With whatever faults LLMs have at this time and its ultimate relevance at the time of AGI, nothing has ever captured and digested our broad, hugely-dimensional human culture like it has. Being multimodal, it even blends the best of symbolic and syntactic knowledge. It may hallucinate, it may not solve the hard problems, but that’s due to the “black hole” formed of complexity and ubiquity of imperfect information that faces intelligences (at least within our universe).

Even humans learn our culture (which includes our technology) but often don’t really understand the full scope of relevance. It affects our decisions and the activities we do individually and as a society. Because of culture, we don’t need to independently reinvent fire or learn tips and tricks it took humanity and really smart people millennia to stumble upon.

For an effort to be called AGI, I don’t think it’s a requirement for it to be built unsupervised upon completely blank chips and code.

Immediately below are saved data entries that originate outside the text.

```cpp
void* ds6g_prof_open(int variant, double flops, hipStream_t st) {
    if (!g_prof || g_prof->size() >= g_prof_cap) return nullptr;
    g_prof->push_back(ProfRec{});
    ProfRec* rec = &g_prof->back();
    rec->variant = variant;
    rec->flops = flops;
    (void)hipEventCreate(&rec->e0);
    (void)hipEventCreate(&rec->e1);
    (void)hipEventRecord(rec->e0, st);
    return rec;
}
void ds6g_prof_close(void* rec, hipStream_t st) {
    if (rec) (void)hipEventRecord(static_cast<ProfRec*>(rec)->e1, st);
}

int ds6g_internal_splitk_reduce(const float* ws, float* dw, long n4, float* dbias, long m4, int splits, size_t stride,
                                int accumulate, int accumulate_b, hipStream_t st) {
    hipLaunchKernelGGL(splitk_reduce_kernel, dim3(cdiv(n4 + m4, RED_COLS)), dim3(256), 0, st, ws, dw, n4, dbias, m4, splits,
                       stride, accumulate, accumulate_b);
    DS6G_LAUNCH_CHECK();
    return DS6G_OK;
}

GemmKnobs ds6g_internal_bgemm_knobs();

namespace {

int plan_params(const GemmProblem& q, GemmPlan& pl, IgemmParams& p) {
    if (const int rc = gemm_plan_params(q, igemm_knobs(), pl, p)) return rc;
    p.is_linear = q.op >= DS6G_GEMM_LINEAR_FWD && q.op <= DS6G_GEMM_LINEAR_WGRAD;
    if (pl.nclass > 1) p.prof_flops = 2.0 * p.Mg * p.Ng * (double)(p.R * p.S) * p.K;
    p.dbg = g_knobs.dbg;
    return DS6G_OK;
}

template <int MODE, int CODE>
void launch_igemm(const IgemmParams& p, const GemmPlan& pl, hipStream_t st) {
    constexpr int BF = CODE % 4, KW = CODE / 4 % 3, EPI = CODE / 12 % 2, TILE = CODE / 24;
    constexpr int BM = TILE == 2 ? 64 : 128, BN = TILE == 0 ? 128 : 64;
    if constexpr (!(MODE == MODE_WGRAD && KW == 2))
        hipLaunchKernelGGL((igemm_kernel<MODE, BM, BN, EPI, KW == 2 ? 32 : 16, BF, KW != 0>), dim3(pl.grid_x, pl.grid_y, pl.grid_z),
                           dim3(256), 0, st, p);
}

int run_igemm(const IgemmParams& p, const GemmPlan& pl, float* dw, float* dbias, int accumulate, hipStream_t st) {
    void* rec = ds6g_prof_open(pl.variant, p.prof_flops > 0 ? p.prof_flops : 2.0 * p.Mg * p.Ng * p.Kg, st);
    const int code = ((pl.tile * 2 + pl.epilogue) * 3 + (pl.bk == 32 ? 2 : pl.walk)) * 4 + pl.operand_mode;
    const auto codes = std::make_integer_sequence<int, 3 * 2 * 3 * 4>{};
    if (pl.mode == MODE_FWD) gemm_dispatch(code, [&](auto c) { launch_igemm<MODE_FWD, decltype(c)::value>(p, pl, st); }, codes);
    else if (pl.mode == MODE_DGRAD) gemm_dispatch(code, [&](auto c) { launch_igemm<MODE_DGRAD, decltype(c)::value>(p, pl, st); }, codes);
    else gemm_dispatch(code, [&](auto c) { launch_igemm<MODE_WGRAD, decltype(c)::value>(p, pl, st); }, codes);
    ds6g_prof_close(rec, st);
    g_last_variant = pl.variant;
    DS6G_LAUNCH_CHECK();
    if (!pl.reduce) return DS6G_OK;
    return ds6g_internal_splitk_reduce(p.out, dw, (long)pl.Mg * pl.Ng / 4, dbias, pl.want_colsum ? pl.Mg / 4 : 0, pl.splits,
                                       pl.slab_elems, accumulate, accumulate, st);
}

constexpr int F32 = DS6G_GEMM_F32;

}

extern "C" {

int ds6g_last_igemm_variant(void) { return g_last_variant; }

int ds6g_profile_begin(int max_records) {
    if (max_records <= 0) return DS6G_ERR_ARG;
    if (!g_prof) g_prof = new std::vector<ProfRec>();
    for (auto& r : *g_prof) { (void)hipEventDestroy(r.e0); (void)hipEventDestroy(r.e1); }
    g_prof->clear();
    g_prof->reserve((size_t)max_records);
    g_prof_cap = (size_t)max_records;
    return DS6G_OK;
}

int ds6g_profile_end(int* variants, double* flops, float* ms, int cap) {
    if (!g_prof) return 0;
    int n = 0;
    for (auto& r : *g_prof) {
        (void)hipEventSynchronize(r.e1);
        float t = 0.f;
        (void)hipEventElapsedTime(&t, r.e0, r.e1);
        if (n < cap && variants && flops && ms) { variants[n] = r.variant; flops[n] = r.flops; ms[n] = t; ++n; }
        (void)hipEventDestroy(r.e0);
        (void)hipEventDestroy(r.e1);
    }
    g_prof->clear();
    g_prof_cap = 0;
    return n;
}

int ds6g_set_debug_flags(int flags) {
    g_knobs.dbg = flags & 0xbf;
    g_ds6g_attn_handover = (flags & 0x01000000) ? 0 : 1;
    g_ds6g_attn_fused128 = (flags & 0x04000000) ? 0 : 1;
    g_ds6g_attn_merged_sum = (flags & 0x08000000) ? 0 : 1;
    g_ds6g_attn_percu = (flags >> 20) & 0xf;
    g_wino_kb64 = (flags & 0x02000000) ? 1 : 0;
    g_knobs.bf16_bk32 = (flags & 0x10000000) ? 0 : 1;
    g_knobs.f32_bk32 = (flags & 0x20000000) ? 1 : ((flags & 0x40000000) ? 0 : 2);
    g_knobs.wgrad_tile = (flags & 0x40) ? 2 : 1;
    if ((flags >> 8) & 0xfff) g_knobs.min_blocks = (flags >> 8) & 0xfff;
    return 0;
}

int ds6g_gemm_plan(int family, int op, int N, int H, int W, int C, int K, int R, int S, int stride, int pad, int flags,
                   size_t ws_bytes, struct ds6g_gemm_plan* plan) {
    const GemmProblem q = {family, op, N, H, W, C, K, R, S, stride, pad, (flags & DS6G_GEMM_EPILOGUE) != 0,
                           (flags & DS6G_GEMM_OUT16) != 0, (flags & DS6G_GEMM_ACCUMULATE) != 0, (flags & DS6G_GEMM_DBIAS) != 0, ws_bytes};
    return gemm_plan(q, family == DS6G_GEMM_H16 ? ds6g_internal_bgemm_knobs() : igemm_knobs(), plan);
}

int ds6g_conv2d_fwd(const float* x, const float* w, float* y, int N, int H, int W, int C, int K, int R,
                    int S, int stride, int pad, void* stream) {
    DS6G_ENTER();
    DS6G_CHECK_ARG(x && w && y);
    const GemmProblem q = {F32, DS6G_GEMM_CONV_FWD, N, H, W, C, K, R, S, stride, pad, 0, 0, 0, 0, 0};
    GemmPlan pl; IgemmParams p;
    if (const int rc = plan_params(q, pl, p)) return rc;
    p.a_src = x; p.b_src = w; p.out = y;
    return run_igemm(p, pl, nullptr, nullptr, 0, (hipStream_t)stream);
}

int ds6g_conv2d_dgrad(const float* dy, const float* w, float* dx, int N, int H, int W, int C, int K, int R,
                      int S, int stride, int pad, int accumulate, void* stream) {
    DS6G_ENTER();
    DS6G_CHECK_ARG(dy && w && dx);
    const GemmProblem q = {F32, DS6G_GEMM_CONV_DGRAD, N, H, W, C, K, R, S, stride, pad, 0, 0, accumulate, 0, 0};
    GemmPlan pl; IgemmParams p;
    if (const int rc = plan_params(q, pl, p)) return rc;
    p.a_src = dy; p.b_src = w; p.out = dx;
    return run_igemm(p, pl, nullptr, nullptr, 0, (hipStream_t)stream);
}

int ds6g_conv2d_wgrad(const float* x, const float* dy, float* dw, int N, int H, int W, int C, int K, int R,
                      int S, int stride, int pad, int accumulate, float* ws, size_t ws_bytes, void* stream) {
    DS6G_ENTER();
    DS6G_CHECK_ARG(x && dy && dw);
    const GemmProblem q = {F32, DS6G_GEMM_CONV_WGRAD, N, H, W, C, K, R, S, stride, pad, 0, 0, accumulate, 0, ws_bytes};
    GemmPlan pl; IgemmParams p;
    if (const int rc = plan_params(q, pl, p)) return rc;
    DS6G_CHECK_ARG(ws || !pl.reduce);
    p.a_src = dy; p.b_src = x; p.out = pl.reduce ? ws : dw;
    return run_igemm(p, pl, dw, nullptr, accumulate, (hipStream_t)stream);
}

int ds6g_conv2d_bias_act_fwd(const float* x, const float* w, const float* bias, const float* residual, float* y, int N,
                             int H, int W, int C, int K, int R, int S, int stride, int pad, int relu, void* stream) {
    DS6G_ENTER();
    DS6G_CHECK_ARG(x && w && y && relu >= 0 && relu <= 2);
    const GemmProblem q = {F32, DS6G_GEMM_CONV_BIAS_ACT_FWD, N, H, W, C, K, R, S, stride, pad, bias || relu || residual, 0, 0, 0, 0};
    GemmPlan pl; IgemmParams p;
    if (const int rc = plan_params(q, pl, p)) return rc;
    p.a_src = x; p.b_src = w; p.out = y; p.bias = bias; p.residual = residual; p.relu = relu;
    return run_igemm(p, pl, nullptr, nullptr, 0, (hipStream_t)stream);
}

int ds6g_linear_fwd(const float* x, const float* w, const float* bias, float* y, int M, int N, int K, int relu,
                    const float* residual, float drop_p, uint64_t seed, uint64_t seed_off, void* stream) {
    DS6G_ENTER();
    DS6G_CHECK_ARG(x && w && y && drop_p >= 0.f && drop_p < 1.f);
    const uint32_t drop_thr = ds6g_drop_threshold(drop_p);
    const GemmProblem q = {F32, DS6G_GEMM_LINEAR_FWD, 1, 1, M, K, N, 1, 1, 1, 0, bias || relu || drop_thr || residual, 0, 0, 0, 0};
    GemmPlan pl; IgemmParams p;
    if (const int rc = plan_params(q, pl, p)) return rc;
    p.a_src = x; p.b_src = w; p.out = y; p.bias = bias; p.relu = relu; p.residual = residual;
    p.drop_thr = drop_thr;
    p.drop_scale = 1.f / (1.f - drop_p);
    p.seed = seed; p.seed_off = seed_off; p.salt = g_ds6g_salt;
    return run_igemm(p, pl, nullptr, nullptr, 0, (hipStream_t)stream);
}

int ds6g_linear_dgrad(const float* dy, const float* w, float* dx, int M, int N, int K, const float* mask_src,
                      int accumulate, void* stream) {
    DS6G_ENTER();
    DS6G_CHECK_ARG(dy && w && dx);
    const GemmProblem q = {F32, DS6G_GEMM_LINEAR_DGRAD, 1, 1, M, K, N, 1, 1, 1, 0, mask_src != nullptr, 0, accumulate, 0, 0};
    GemmPlan pl; IgemmParams p;
    if (const int rc = plan_params(q, pl, p)) return rc;
    p.a_src = dy; p.b_src = w; p.out = dx; p.mask_src = mask_src;
    return run_igemm(p, pl, nullptr, nullptr, 0, (hipStream_t)stream);
}

int ds6g_linear_wgrad(const float* x, const float* dy, float* dw, float* dbias, int M, int N, int K, int accumulate,
                      float* ws, size_t ws_bytes, void* stream) {
    DS6G_ENTER();
    DS6G_CHECK_ARG(x && dy && dw);
    const GemmProblem q = {F32, DS6G_GEMM_LINEAR_WGRAD, 1, 1, M, K, N, 1, 1, 1, 0, 0, 0, accumulate, dbias != nullptr, ws_bytes};
    GemmPlan pl; IgemmParams p;
    if (const int rc = plan_params(q, pl, p)) return rc;
    DS6G_CHECK_ARG(ws || !pl.reduce);
    p.a_src = dy; p.b_src = x; p.out = pl.reduce ? ws : dw;
    return run_igemm(p, pl, dw, dbias, accumulate, (hipStream_t)stream);
}

}
```

Before: 186.4 samples/s.

## Batch igemm epilogue loads ahead of stores and prefetch epilogue operands before mainloop

Restructures the implicit-GEMM epilogue so the residual, mask and accumulate loads are issued in batches ahead of the stores, with scheduling barriers and compile-time specialisation on which operands are present. For small 1x1 tiles, one epilogue operand is prefetched before the K loop so its latency overlaps the main loop. The strided dgrad scatter path is replaced with incremental index arithmetic and buffer loads and stores, keeping a fallback for tensors too large for 32-bit offsets. The aim is to hide global-memory latency in the store phase, at the cost of extra registers, possible occupancy loss, and larger code from the template variants.

```diff
diff --git a/deepsense6g_tii_amd/csrc/igemm.hip b/deepsense6g_tii_amd/csrc/igemm.hip
--- a/deepsense6g_tii_amd/csrc/igemm.hip
+++ b/deepsense6g_tii_amd/csrc/igemm.hip
@@ -1,5 +1,6 @@
 #include "common.h"
 #include "gemm_plan.h"
+#include <type_traits>
 #include <vector>
 
 extern int g_ds6g_attn_fused128;
@@ -20,6 +21,11 @@
 namespace {
 
 enum { MODE_FWD = 0, MODE_DGRAD = 1, MODE_WGRAD = 2 };
+
+__device__ __forceinline__ unsigned opaque_u32(unsigned x) {
+    asm volatile("" : "+v"(x));
+    return x;
+}
 
 struct IgemmParams {
     const float* a_src;
@@ -542,6 +548,27 @@
             bias_pre[j] = (p.bias && col < p.Ng) ? p.bias[col] : 0.f;
         }
     }
+    constexpr bool EPI_PRE = EPI && MODE != MODE_WGRAD && TM == 1 && TN == 1 && BF == 0 && BK == 16;
+    constexpr int EPI_BATCH = MODE == MODE_WGRAD ? 4 : TM * TN == 2 ? 32 : 16;
+    const int epi_sel = (p.mask_src ? 1 : 0) | (p.residual ? 2 : 0) | (p.accumulate ? 4 : 0);
+    const bool epi_remap = MODE == MODE_DGRAD && p.hstep != 1;
+    auto blk_base = [&](int i, int j) -> unsigned {
+        const int col = n0 + wn * (BN / 2) + j * 32 + (lane & 31);
+        const int row0 = m0 + wm * (BM / 2) + i * 32 + 4 * (lane >> 5);
+        return col < p.Ng ? ((unsigned)row0 * (unsigned)p.Ng + (unsigned)col) * 4u : OOB_OFF;
+    };
+    auto reg_row = [](int f) -> unsigned { return (unsigned)((f & 3) + 8 * ((f >> 2) & 3)); };
+    float* outp = p.out + ((MODE == MODE_WGRAD) ? (size_t)split * p.split_stride : (size_t)0);
+    [[maybe_unused]] float epi_pre[16];
+    if (EPI_PRE) {
+        const float* src = p.mask_src ? p.mask_src : p.residual ? p.residual : outp;
+        const unsigned bytes = (epi_sel && !epi_remap) ? (unsigned)p.Mg * (unsigned)p.Ng * 4u : 0u;
+        const auto rsrc = __builtin_amdgcn_make_buffer_rsrc(const_cast<float*>(src), 0, bytes, 0x00020000);
+        const unsigned base = blk_base(0, 0), rowbytes = (unsigned)p.Ng * 4u;
+#pragma unroll
+        for (int r = 0; r < 16; ++r)
+            epi_pre[r] = __uint_as_float(__builtin_amdgcn_raw_buffer_load_b32(rsrc, base + (unsigned)((r & 3) + 8 * (r >> 2)) * rowbytes, 0, 0));
+    }
     GCLK(g_igemm_clk, 0);
 #pragma unroll
     for (int u = 0; u < NS - 1; ++u)
@@ -559,90 +586,178 @@
         }
     }
 
-    float* outp = p.out + ((MODE == MODE_WGRAD) ? (size_t)split * p.split_stride : (size_t)0);
     if (MODE == MODE_WGRAD && do_csum && m0 + tid < p.Mg) outp[(size_t)p.Mg * p.Ng + m0 + tid] = csum;
+    constexpr int NREG = TM * TN * 16;
     if (EPI == 0) {
         const auto o_rsrc = __builtin_amdgcn_make_buffer_rsrc(outp, 0, (unsigned)p.Mg * (unsigned)p.Ng * 4u, 0x00020000);
         const unsigned rowbytes = (unsigned)p.Ng * 4u;
-#pragma unroll
-        for (int i = 0; i < TM; ++i) {
-#pragma unroll
-            for (int j = 0; j < TN; ++j) {
-                const int col = n0 + wn * (BN / 2) + j * 32 + (lane & 31);
-                const int row0 = m0 + wm * (BM / 2) + i * 32 + 4 * khalf;
-                const unsigned base = (col < p.Ng && !((p.dbg & 8) && (i | j)))
-                                          ? (unsigned)row0 * rowbytes + (unsigned)col * 4u
-                                          : OOB_OFF;
-#pragma unroll
-                for (int r = 0; r < 16; ++r) {
-                    const unsigned off = base + (unsigned)((r & 3) + 8 * (r >> 2)) * rowbytes;
-                    float v = acc[i][j][r];
-                    if (MODE != MODE_WGRAD && p.accumulate)
-                        v += __uint_as_float(__builtin_amdgcn_raw_buffer_load_b32(o_rsrc, off, 0, 0));
-                    __builtin_amdgcn_raw_buffer_store_b32(__float_as_uint(v), o_rsrc, off, 0, 0);
-                }
-            }
-        }
+        unsigned base[TM * TN];
+#pragma unroll
+        for (int b = 0; b < TM * TN; ++b) base[b] = ((p.dbg & 8) && b) ? OOB_OFF : blk_base(b / TN, b % TN);
+        auto store_tiles = [&](auto acc_c) {
+            constexpr bool ACC = decltype(acc_c)::value;
+#pragma unroll
+            for (int f0 = 0; f0 < NREG; f0 += EPI_BATCH) {
+                [[maybe_unused]] float ov[EPI_BATCH];
+                unsigned sbase = 0;
+                __builtin_amdgcn_sched_barrier(0);
+                if (ACC) {
+#pragma unroll
+                    for (int f = f0; f < f0 + EPI_BATCH; ++f)
+                        ov[f - f0] = __uint_as_float(__builtin_amdgcn_raw_buffer_load_b32(o_rsrc, base[f >> 4] + reg_row(f) * rowbytes, 0, 0));
+                    __builtin_amdgcn_sched_barrier(0);
+                }
+#pragma unroll
+                for (int f = f0; f < f0 + EPI_BATCH; ++f) {
+                    if (f == f0 || (f & 15) == 0) sbase = opaque_u32(base[f >> 4]);
+                    float v = acc[(f >> 4) / TN][(f >> 4) % TN][f & 15];
+                    if (ACC) v += ov[f - f0];
+                    __builtin_amdgcn_raw_buffer_store_b32(__float_as_uint(v), o_rsrc, sbase + reg_row(f) * rowbytes, 0, 0);
+                }
+            }
+        };
+        if (MODE != MODE_WGRAD && p.accumulate) store_tiles(std::true_type{});
+        else store_tiles(std::false_type{});
         GCLK(g_igemm_clk, 6);
         GCLK_END(g_igemm_clk, g_igemm_wg);
         return;
     }
-    if (!(MODE == MODE_DGRAD && p.hstep != 1)) {
+    if (!epi_remap) {
         const unsigned nbytes = (unsigned)p.Mg * (unsigned)p.Ng * 4u;
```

Evolution began as a completely unsupervised process, taking an awfully long time through brute-force combinatorics to come up with a self-replicating molecule (DNA). Skip ahead a billion years give or take, to the time of eukaryotes and multi-celled creatures, and the evolution space is narrowed by the combination of the features of the geology of Earth and the relentless arms race of wit between predator and prey.

Evolution isn’t as purely a brute-force of a process as atoms randomly forming molecules in a soup before a self-replicating one came about. But evolution is still in the realm of massive trial and error. Instead, we can provide an AGI candidate with the massive knowledge of our collective cultures (as we do for LLMs) culture, world models (Yann LeCun’s JEPA) representing common sense, and the primitives for planning to organize (the game of Dōh).

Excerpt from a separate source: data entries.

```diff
@@ -234,10 +253,16 @@
   asm volatile("s_waitcnt vmcnt(0)" ::: "memory");
 }
 
-#define DLMCQ_PW_PAIRS(X) X(64, 64) X(64, 128) X(64, 192) X(128, 128) X(128, 192) X(192, 128) X(192, 192) X(512, 128) X(1024, 128)
-constexpr int pw_slice(int64_t K) { return K == 192 ? 192 : (K == 64 ? 64 : (K % 128 == 0 ? 128 : 0)); }
-constexpr bool pw_built(int64_t C, int bn) {
-#define DLMCQ_PW_HAS(CC, BB) if (C == CC && bn == BB) return true;
+#define DLMCQ_PW_PAIRS(X)                                                                                                            \
+  X(64, 64, 1, true) X(64, 128, 1, true) X(64, 192, 1, true) X(128, 128, 1, true) X(128, 192, 1, true) X(192, 128, 1, true)          \
+  X(192, 192, 1, true) X(512, 128, 1, true) X(1024, 128, 1, true) X(1024, 64, 2, true) X(2048, 64, 4, false)
+constexpr int pw_slice(int64_t C, int64_t K) {
+  if ((C == 1024 || C == 2048) && K % 128 == 0 && K <= 512) return 64;
+  if (C == 2048) return 0;
+  return K == 192 ? 192 : (K == 64 ? (C < 1024 ? 64 : 0) : (K % 128 == 0 ? 128 : 0));
+}
+constexpr bool pw_built(int64_t C, int bn, bool asym) {
+#define DLMCQ_PW_HAS(CC, BB, HH, AS) if (C == CC && bn == BB) return AS || !asym;
   DLMCQ_PW_PAIRS(DLMCQ_PW_HAS)
 #undef DLMCQ_PW_HAS
   return false;
@@ -247,7 +272,7 @@
                      int32_t dilation, const ConvEpi& ep, const float* out, bool dual) {
   if (R != 1 || S != 1 || stride != 1 || pad != 0 || dilation != 1 || dual || out || ep.residual || !ep.codes) return false;
   if (!epi_plain(ep)) return false;
-  if (K > 1024 || !pw_built(C, pw_slice(K))) return false;
+  if (K > 1024 || !pw_built(C, pw_slice(C, K), ep.w_off != nullptr)) return false;
   if (!aligned16(ep.codes)) return false;
   const int64_t M = N * H * W;
   if (M < 4096) return false;
@@ -255,30 +280,23 @@
   return true;
 }
 
-template <int C, int BN, bool ASYM, int LAB = 0, bool R6 = false>
+template <int C, int BN, bool ASYM, int LAB = 0, bool R6 = false, int KH = 1>
 static int pw_go(const PwArgs& a0, const ConvEpi& ep, hipStream_t st) {
-  constexpr int WPS = PW_WPS(C, BN);
+  constexpr int WPS = PW_WPS(C, BN, KH);
   constexpr int LDS1 = C * BN + 4 * BN * 4, STG = 4 * 32 * (BN + 16);
   constexpr bool BIGWG = C >= 1024 || (LDS1 + STG) * WPS > 158 * 1024;
-  constexpr int NW = C >= 1024 ? 6 : (BIGWG ? 4 * WPS : 4);
+  constexpr int NW = KH > 1 ? 4 * WPS : (C >= 1024 ? 6 : (BIGWG ? 4 * WPS : 4));
   constexpr int LDS = LDS1 + NW * (STG / 4);
   static_assert(LDS <= 160 * 1024, "LDS");
   PwArgs a = a0;
   a.nslice = a.K / BN;
-  static int cus = 0;
-  if (!cus) {
-    int dev = 0;
-    hipDeviceProp_t prop;
-    cus = (hipGetDevice(&dev) == hipSuccess && hipGetDeviceProperties(&prop, dev) == hipSuccess && prop.multiProcessorCount > 0)
-              ? prop.multiProcessorCount : 256;
-  }
-  const int wgs = cus * (BIGWG ? 1 : WPS);
+  const int wgs = device_cus() * (BIGWG ? 1 : WPS);
   int ngroups = (wgs / a.nslice) & ~7;
   if (ngroups < 8) ngroups = 8;
   const int maxg = ((a.nblk + NW - 1) / NW + 7) & ~7;
   if (ngroups > maxg) ngroups = maxg;
-  constexpr int NTP = BN == 192 ? 3 : (C >= 512 ? 1 : 2);
-  auto kern = conv_pw_i8_kernel<C, BN, NTP, ASYM, NW, LAB, R6>;
+  constexpr int NTP = KH > 1 ? BN / 32 : (BN == 192 ? 3 : (C >= 512 ? 1 : 2));
+  auto kern = conv_pw_i8_kernel<C, BN, NTP, ASYM, NW, LAB, R6, KH>;
   static bool attr_set = false;
   if (!attr_set) {
     const hipError_t e = hipFuncSetAttribute(reinterpret_cast<const void*>(kern), hipFuncAttributeMaxDynamicSharedMemorySize, LDS);
@@ -287,6 +305,16 @@
   }
   hipLaunchKernelGGL(kern, dim3((uint32_t)(ngroups * a.nslice)), dim3(NW * 64), LDS, st, a, ep);
   return launch_status();
+}
+
+template <int C, int BN, int KH, bool AS>
+static int pw_pick(const PwArgs& a, const ConvEpi& ep, hipStream_t st) {
+  const bool r6 = ep.relu == DLMCQ_ACT_RELU6;
+  if (ep.w_off != nullptr) {
+    if constexpr (AS) return r6 ? pw_go<C, BN, true, 0, true, KH>(a, ep, st) : pw_go<C, BN, true, 0, false, KH>(a, ep, st);
+    else return DLMCQ_EINVAL;
+  }
+  return r6 ? pw_go<C, BN, false, 0, true, KH>(a, ep, st) : pw_go<C, BN, false, 0, false, KH>(a, ep, st);
 }
 
 int conv_pw_launch(const int8_t* x, const int8_t* w, const float* bias, const int32_t* wsum, const float* in_scale,
@@ -297,9 +325,9 @@
   a.x = x; a.w = w; a.s_w = w_scale; a.wsum = wsum; a.bias = bias; a.s_in = in_scale; a.zp_in = in_zero_point;
   a.M = (int)(N * H * W); a.K = (int)K; a.shift = shift;
   a.nblk = (a.M + 31) / 32;
+  const int bn = pw_slice(C, K);
+#ifdef DLMCQ_LAB
   const bool asym = ep.w_off != nullptr;
-  const int bn = pw_slice(K);
-#ifdef DLMCQ_LAB
 #define DLMCQ_PWL(CC, BB, L) \
   if (C == CC && bn == BB && lab == L && asym) return pw_go<CC, BB, true, L>(a, ep, st)
 #define DLMCQ_PWLS(CC, BB) DLMCQ_PWL(CC, BB, 1); DLMCQ_PWL(CC, BB, 2); DLMCQ_PWL(CC, BB, 4); DLMCQ_PWL(CC, BB, 6); DLMCQ_PWL(CC, BB, 7); DLMCQ_PWL(CC, BB, 8); DLMCQ_PWL(CC, BB, 9)
@@ -311,11 +339,8 @@
 #undef DLMCQ_PWL
 #endif
   if (lab) return DLMCQ_EINVAL;
-  const bool r6 = ep.relu == DLMCQ_ACT_RELU6;
-#define DLMCQ_PW(CC, BB)                                                                                       \
-  if (C == CC && bn == BB)                                                                                     \
-    return r6 ? (asym ? pw_go<CC, BB, true, 0, true>(a, ep, st) : pw_go<CC, BB, false, 0, true>(a, ep, st))     \
-              : (asym ? pw_go<CC, BB, true>(a, ep, st) : pw_go<CC, BB, false>(a, ep, st));
+#define DLMCQ_PW(CC, BB, HH, AS) \
+  if (C == CC && bn == BB) return pw_pick<CC, BB, HH, AS>(a, ep, st);
   DLMCQ_PW_PAIRS(DLMCQ_PW)
 #undef DLMCQ_PW
   return DLMCQ_EINVAL;
```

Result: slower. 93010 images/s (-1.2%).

Evolution of life is an arms race of creative solutions. Evolution’s great advantage (over creative planning and design) is that it has the luxury of a long time to do so because there are no humans dictating deadlines—we humans are goal-driven towards solutions whereas evolution is opportunistic, filling in whatever void happens to come its way. Indeed, our human intelligence is a product of Earth’s evolutionary process—the interaction of a variety of cyclical processes—that took about 4.5 billion years for it to accomplish. It also has the luxury of impeccable feedback (there is no better model of the physical world than the physical world itself).

Our self-awareness—the awareness of ourselves as entities apart from the “whole”—means we are a “species of one”, no longer playing a game of survival at the species level. That self-awareness pressures us to find solutions within the time scale less than the length of our lives. Our shortcut to novel creativity is analogy-inspired innovation, which enables such planning within a short period of time.

2 thoughts on “The Complex Game of Planning

  1. Here is a related YouTube video that popped up on my feed after I posted this blog (because “they” are listening): Procedural Generation in Games – Computerphile

    From my favorite YouTuber, exurb1a, a recently posted video I wasn’t aware of until yesterday, Chess is When You Microdose Infinity. At 7:53 is a great, relevant line: “Great chess players aren’t computers, they are artists. And like great artists, they dance with infinity.

  2. If anything in this blog resonated, you’d like this video, Why Every Idea is a Remix. In this blog, I convey that the source of our ideas started with the bounty of solutions evolution created, which had all the time in the world and the resources of an entire planet; which we observed, reformed, and passed down through thousands of generations of our culture … that’s the main idea, anyway.